YOUR ASSIGNMENT. Go through the following data and transcribe exactly the stretch of lines from the one holding "void WindowAggOp::launch_two_pass(IngestParams& p, uint64_t" to the one holding "const uint64_t mean", both included.
(EXERCISE INPUTS begins)
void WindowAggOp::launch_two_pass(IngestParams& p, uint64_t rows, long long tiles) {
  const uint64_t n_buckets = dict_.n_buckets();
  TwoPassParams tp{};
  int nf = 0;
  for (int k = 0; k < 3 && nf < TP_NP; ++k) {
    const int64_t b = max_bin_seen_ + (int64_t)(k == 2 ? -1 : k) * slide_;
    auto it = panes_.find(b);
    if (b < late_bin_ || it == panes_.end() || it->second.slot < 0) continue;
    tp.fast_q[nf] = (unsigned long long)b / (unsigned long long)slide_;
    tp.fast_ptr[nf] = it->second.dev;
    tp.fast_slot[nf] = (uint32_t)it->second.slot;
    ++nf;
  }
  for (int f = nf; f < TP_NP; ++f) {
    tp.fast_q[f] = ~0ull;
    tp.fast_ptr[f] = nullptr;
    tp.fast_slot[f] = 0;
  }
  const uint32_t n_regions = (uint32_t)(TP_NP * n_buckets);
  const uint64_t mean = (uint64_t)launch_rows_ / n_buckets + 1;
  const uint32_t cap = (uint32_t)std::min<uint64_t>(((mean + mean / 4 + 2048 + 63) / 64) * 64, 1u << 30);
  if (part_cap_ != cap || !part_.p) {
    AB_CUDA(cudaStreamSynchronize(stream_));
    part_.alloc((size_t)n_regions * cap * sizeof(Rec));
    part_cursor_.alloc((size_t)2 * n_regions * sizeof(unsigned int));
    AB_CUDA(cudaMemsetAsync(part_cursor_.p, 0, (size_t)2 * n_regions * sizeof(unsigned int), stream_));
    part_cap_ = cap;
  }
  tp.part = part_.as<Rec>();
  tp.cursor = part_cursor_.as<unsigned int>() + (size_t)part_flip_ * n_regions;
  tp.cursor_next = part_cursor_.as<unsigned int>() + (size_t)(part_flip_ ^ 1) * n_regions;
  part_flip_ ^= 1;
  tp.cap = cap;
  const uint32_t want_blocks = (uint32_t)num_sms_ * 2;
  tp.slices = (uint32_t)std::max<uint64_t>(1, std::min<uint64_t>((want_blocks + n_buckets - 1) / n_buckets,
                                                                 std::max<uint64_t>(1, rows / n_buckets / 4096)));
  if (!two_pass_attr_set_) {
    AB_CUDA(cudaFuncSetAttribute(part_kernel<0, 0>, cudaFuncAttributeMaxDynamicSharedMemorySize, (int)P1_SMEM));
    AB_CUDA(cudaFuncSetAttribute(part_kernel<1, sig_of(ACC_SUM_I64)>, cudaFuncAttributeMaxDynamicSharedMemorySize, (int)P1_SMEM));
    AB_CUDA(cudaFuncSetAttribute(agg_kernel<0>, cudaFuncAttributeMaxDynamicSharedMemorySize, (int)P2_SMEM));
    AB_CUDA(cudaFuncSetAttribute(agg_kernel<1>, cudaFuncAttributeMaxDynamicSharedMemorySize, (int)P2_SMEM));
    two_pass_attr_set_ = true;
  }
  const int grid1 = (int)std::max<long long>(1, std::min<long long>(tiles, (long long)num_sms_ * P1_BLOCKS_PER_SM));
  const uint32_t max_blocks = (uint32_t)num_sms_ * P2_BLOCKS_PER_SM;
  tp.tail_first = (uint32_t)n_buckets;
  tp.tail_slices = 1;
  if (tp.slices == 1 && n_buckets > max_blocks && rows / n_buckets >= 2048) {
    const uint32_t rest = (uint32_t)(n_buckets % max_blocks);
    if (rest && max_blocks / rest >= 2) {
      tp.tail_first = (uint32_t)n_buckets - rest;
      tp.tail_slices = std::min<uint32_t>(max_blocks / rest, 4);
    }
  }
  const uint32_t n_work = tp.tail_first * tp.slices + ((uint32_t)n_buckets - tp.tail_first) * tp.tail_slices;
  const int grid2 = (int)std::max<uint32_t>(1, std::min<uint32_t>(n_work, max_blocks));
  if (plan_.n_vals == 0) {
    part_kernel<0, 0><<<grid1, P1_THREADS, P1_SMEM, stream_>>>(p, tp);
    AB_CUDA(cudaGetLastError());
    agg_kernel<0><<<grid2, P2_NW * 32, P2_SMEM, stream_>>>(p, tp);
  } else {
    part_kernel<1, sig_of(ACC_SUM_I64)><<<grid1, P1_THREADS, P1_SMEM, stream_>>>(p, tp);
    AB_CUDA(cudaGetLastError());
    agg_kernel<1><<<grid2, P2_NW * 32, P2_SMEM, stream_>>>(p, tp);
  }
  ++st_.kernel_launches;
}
(EXERCISE INPUTS ends)
(EXERCISE INPUTS begins)
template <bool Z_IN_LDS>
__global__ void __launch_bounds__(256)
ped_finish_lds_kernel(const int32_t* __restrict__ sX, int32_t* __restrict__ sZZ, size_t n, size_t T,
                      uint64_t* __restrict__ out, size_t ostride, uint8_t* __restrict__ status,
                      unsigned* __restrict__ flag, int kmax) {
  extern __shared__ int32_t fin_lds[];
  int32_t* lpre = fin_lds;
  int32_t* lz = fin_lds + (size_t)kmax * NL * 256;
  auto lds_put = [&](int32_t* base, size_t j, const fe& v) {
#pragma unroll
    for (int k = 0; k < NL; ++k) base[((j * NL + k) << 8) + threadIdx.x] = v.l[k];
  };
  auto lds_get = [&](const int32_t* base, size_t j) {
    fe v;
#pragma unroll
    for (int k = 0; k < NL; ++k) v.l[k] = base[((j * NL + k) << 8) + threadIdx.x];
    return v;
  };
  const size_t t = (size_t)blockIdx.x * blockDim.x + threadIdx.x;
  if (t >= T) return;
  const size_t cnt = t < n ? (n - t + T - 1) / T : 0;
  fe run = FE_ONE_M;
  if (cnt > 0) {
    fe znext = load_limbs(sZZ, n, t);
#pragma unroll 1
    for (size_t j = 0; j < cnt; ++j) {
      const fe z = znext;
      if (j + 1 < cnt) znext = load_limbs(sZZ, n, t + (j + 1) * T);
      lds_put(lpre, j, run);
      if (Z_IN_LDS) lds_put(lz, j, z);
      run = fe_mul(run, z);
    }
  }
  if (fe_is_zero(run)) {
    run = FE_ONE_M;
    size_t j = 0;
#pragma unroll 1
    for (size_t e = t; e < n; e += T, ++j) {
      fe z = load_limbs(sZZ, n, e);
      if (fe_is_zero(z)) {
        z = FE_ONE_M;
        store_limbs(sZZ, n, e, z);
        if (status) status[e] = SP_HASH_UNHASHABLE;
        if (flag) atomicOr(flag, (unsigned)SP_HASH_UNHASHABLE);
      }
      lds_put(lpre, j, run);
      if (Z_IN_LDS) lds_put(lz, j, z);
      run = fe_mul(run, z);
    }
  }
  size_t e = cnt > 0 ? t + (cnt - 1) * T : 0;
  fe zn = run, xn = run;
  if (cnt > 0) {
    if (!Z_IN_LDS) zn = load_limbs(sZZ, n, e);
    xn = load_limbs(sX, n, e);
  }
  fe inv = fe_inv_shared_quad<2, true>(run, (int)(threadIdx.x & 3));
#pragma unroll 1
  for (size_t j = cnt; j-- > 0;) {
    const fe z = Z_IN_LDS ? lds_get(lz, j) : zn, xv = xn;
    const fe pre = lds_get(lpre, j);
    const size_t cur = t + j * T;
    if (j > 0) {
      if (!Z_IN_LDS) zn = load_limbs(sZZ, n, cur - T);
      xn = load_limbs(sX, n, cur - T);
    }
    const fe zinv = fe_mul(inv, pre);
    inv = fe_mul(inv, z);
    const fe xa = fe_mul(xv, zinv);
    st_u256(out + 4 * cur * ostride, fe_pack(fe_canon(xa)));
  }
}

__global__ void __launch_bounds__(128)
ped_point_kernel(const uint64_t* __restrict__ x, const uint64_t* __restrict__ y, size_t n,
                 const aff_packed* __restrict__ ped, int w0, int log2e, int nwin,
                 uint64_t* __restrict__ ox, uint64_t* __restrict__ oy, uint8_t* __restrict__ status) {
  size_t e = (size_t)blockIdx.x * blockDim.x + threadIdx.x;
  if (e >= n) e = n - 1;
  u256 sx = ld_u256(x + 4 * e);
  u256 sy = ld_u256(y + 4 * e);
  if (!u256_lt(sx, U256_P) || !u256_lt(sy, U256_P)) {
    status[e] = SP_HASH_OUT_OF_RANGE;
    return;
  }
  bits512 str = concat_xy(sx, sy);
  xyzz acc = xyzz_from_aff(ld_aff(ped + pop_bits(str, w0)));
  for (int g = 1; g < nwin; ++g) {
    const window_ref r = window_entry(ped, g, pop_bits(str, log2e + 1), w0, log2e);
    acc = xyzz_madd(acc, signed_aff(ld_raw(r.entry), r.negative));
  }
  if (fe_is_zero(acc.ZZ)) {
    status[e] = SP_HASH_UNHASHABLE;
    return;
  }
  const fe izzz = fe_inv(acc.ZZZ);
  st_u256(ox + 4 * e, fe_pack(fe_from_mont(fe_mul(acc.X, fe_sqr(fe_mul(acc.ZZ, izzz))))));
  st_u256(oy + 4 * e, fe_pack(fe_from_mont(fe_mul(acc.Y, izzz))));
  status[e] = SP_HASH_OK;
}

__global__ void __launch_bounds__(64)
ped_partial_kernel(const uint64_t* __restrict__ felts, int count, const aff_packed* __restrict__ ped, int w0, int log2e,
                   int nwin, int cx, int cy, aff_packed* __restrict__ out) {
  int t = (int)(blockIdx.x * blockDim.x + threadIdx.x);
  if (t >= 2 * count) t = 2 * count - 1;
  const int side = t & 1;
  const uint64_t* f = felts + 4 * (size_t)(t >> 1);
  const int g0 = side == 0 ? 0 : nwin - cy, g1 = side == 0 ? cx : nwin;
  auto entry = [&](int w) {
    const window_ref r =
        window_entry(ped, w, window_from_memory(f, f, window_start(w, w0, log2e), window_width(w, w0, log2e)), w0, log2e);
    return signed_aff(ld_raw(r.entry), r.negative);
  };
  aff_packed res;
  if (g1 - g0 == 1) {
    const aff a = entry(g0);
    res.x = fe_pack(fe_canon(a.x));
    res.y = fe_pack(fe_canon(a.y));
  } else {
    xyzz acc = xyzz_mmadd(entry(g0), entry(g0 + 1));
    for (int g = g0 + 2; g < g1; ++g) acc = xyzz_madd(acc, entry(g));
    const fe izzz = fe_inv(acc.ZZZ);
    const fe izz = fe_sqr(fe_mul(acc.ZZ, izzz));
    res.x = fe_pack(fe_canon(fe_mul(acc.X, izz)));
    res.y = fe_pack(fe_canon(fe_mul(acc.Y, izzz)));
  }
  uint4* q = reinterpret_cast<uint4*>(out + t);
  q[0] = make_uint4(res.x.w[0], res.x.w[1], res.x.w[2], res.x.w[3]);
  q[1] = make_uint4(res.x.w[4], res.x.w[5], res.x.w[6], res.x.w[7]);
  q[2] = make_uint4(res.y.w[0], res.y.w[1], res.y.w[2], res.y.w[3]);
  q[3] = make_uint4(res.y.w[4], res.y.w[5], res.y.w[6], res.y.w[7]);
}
(EXERCISE INPUTS ends)
(EXERCISE INPUTS begins)
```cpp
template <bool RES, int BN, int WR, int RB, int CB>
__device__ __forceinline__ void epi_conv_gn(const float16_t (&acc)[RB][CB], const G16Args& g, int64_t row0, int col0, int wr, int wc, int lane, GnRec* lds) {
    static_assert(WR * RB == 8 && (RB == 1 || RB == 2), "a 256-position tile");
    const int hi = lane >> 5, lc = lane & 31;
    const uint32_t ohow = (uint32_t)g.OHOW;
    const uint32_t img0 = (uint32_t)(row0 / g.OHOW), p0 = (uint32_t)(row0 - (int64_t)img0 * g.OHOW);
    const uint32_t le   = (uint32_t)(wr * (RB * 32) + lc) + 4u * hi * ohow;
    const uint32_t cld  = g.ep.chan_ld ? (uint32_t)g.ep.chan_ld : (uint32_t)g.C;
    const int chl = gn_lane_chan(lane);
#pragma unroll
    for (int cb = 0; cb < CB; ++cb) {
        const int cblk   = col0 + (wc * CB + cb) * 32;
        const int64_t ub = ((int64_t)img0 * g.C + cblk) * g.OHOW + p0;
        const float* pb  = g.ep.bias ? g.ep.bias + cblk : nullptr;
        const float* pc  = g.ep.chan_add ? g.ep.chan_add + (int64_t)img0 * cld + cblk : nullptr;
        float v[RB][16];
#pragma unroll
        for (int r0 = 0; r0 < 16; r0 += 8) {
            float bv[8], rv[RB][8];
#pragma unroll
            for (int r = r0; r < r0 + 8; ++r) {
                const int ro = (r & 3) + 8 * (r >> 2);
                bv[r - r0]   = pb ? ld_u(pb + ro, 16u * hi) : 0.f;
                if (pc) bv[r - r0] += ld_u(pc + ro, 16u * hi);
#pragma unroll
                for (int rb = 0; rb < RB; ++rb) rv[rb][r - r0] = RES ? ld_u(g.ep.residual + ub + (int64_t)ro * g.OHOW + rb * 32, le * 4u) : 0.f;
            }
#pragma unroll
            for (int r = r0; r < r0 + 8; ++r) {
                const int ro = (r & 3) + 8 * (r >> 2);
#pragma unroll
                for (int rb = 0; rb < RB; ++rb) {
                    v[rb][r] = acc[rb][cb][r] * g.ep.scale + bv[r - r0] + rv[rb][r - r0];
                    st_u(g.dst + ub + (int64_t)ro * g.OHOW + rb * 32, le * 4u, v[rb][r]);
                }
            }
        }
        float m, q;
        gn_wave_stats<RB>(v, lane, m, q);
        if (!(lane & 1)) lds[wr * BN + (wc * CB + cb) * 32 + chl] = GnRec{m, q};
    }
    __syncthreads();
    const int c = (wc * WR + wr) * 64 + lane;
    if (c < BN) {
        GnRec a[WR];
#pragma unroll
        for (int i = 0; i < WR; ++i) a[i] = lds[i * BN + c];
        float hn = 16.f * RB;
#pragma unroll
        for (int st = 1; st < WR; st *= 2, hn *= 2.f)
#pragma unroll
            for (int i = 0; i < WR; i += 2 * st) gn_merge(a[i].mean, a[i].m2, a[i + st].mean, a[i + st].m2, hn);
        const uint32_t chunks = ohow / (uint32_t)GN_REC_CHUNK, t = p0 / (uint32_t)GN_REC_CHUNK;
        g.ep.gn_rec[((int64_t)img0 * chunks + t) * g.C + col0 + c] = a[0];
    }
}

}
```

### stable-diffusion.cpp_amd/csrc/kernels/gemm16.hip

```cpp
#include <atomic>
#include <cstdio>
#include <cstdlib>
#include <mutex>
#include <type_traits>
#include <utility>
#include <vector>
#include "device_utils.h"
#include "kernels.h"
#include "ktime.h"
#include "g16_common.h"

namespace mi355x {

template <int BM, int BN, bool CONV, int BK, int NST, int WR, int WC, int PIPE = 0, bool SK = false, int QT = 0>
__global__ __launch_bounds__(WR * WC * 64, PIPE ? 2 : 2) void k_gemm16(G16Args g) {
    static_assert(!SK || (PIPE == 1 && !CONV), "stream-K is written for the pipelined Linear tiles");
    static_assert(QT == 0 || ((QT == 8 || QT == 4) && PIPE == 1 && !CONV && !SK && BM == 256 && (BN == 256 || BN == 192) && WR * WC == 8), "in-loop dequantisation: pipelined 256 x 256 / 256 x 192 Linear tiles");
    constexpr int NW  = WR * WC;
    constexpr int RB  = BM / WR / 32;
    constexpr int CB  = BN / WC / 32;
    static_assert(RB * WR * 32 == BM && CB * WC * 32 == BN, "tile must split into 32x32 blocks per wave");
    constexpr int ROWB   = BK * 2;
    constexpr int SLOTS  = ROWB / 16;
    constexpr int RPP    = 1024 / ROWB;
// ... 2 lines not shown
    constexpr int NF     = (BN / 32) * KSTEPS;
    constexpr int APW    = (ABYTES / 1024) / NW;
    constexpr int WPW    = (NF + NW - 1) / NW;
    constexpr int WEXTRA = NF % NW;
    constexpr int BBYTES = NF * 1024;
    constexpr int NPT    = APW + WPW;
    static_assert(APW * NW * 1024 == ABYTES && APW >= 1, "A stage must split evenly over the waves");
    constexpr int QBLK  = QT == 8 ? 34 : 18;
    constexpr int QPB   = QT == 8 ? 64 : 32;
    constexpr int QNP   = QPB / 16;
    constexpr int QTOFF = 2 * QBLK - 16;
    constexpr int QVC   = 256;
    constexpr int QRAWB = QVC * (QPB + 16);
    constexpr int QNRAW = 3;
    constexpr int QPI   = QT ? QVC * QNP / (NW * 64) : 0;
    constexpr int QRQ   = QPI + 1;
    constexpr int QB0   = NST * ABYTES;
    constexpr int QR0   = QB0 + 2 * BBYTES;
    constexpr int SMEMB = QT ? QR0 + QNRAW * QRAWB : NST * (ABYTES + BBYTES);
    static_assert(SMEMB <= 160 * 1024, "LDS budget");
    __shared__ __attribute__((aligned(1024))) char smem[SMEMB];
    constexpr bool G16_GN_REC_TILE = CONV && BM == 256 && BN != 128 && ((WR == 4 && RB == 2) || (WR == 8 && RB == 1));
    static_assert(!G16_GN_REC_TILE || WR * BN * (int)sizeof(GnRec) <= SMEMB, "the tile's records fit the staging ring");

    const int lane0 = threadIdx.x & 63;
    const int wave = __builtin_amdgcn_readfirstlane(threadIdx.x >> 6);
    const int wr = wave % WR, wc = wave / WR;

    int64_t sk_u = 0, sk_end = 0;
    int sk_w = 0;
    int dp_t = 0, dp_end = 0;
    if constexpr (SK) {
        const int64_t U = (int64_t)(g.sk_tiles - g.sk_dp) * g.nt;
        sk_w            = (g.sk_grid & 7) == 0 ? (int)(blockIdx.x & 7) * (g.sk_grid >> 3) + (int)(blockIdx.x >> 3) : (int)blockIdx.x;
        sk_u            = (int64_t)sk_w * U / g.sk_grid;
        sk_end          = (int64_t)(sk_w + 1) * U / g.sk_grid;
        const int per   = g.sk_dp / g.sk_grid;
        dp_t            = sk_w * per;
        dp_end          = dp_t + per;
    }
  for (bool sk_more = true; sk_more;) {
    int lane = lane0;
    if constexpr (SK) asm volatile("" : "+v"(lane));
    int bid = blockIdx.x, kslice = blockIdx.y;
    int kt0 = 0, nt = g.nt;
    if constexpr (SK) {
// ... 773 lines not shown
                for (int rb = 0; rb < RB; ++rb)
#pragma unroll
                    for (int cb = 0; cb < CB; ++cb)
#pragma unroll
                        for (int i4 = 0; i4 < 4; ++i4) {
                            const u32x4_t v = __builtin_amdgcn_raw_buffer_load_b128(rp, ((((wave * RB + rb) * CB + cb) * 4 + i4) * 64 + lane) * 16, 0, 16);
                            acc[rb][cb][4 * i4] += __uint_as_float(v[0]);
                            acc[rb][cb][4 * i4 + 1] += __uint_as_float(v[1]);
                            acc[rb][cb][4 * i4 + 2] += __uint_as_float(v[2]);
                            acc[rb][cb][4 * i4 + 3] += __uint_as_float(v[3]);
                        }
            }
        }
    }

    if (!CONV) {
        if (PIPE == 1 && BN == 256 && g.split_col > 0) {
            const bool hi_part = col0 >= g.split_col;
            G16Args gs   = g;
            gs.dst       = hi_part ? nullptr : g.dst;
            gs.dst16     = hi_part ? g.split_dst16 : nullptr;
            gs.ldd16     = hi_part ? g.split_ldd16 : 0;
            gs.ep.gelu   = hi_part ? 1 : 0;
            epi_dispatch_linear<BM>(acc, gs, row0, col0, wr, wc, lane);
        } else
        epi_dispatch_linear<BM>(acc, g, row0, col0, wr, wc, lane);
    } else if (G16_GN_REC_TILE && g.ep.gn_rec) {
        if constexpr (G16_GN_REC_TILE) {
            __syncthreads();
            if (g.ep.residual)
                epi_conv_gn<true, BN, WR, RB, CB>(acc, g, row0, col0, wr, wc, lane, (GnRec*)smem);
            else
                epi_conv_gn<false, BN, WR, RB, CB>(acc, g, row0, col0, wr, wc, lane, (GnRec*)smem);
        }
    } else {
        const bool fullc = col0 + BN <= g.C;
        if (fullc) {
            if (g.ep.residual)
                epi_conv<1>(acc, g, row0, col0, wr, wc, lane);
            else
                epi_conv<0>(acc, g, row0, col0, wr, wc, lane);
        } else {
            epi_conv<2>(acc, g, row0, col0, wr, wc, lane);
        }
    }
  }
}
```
(EXERCISE INPUTS ends)
EXERCISE ANSWER.
void WindowAggOp::launch_two_pass(IngestParams& p, uint64_t rows, long long tiles) {
  const uint64_t n_buckets = dict_.n_buckets();
  TwoPassParams tp{};
  int nf = 0;
  for (int k = 0; k < 3 && nf < TP_NP; ++k) {
    const int64_t b = max_bin_seen_ + (int64_t)(k == 2 ? -1 : k) * slide_;
    auto it = panes_.find(b);
    if (b < late_bin_ || it == panes_.end() || it->second.slot < 0) continue;
    tp.fast_q[nf] = (unsigned long long)b / (unsigned long long)slide_;
    tp.fast_ptr[nf] = it->second.dev;
    tp.fast_slot[nf] = (uint32_t)it->second.slot;
    ++nf;
  }
  for (int f = nf; f < TP_NP; ++f) {
    tp.fast_q[f] = ~0ull;
    tp.fast_ptr[f] = nullptr;
    tp.fast_slot[f] = 0;
  }
  const uint32_t n_regions = (uint32_t)(TP_NP * n_buckets);
  const uint64_t mean = (uint64_t)launch_rows_ / n_buckets + 1;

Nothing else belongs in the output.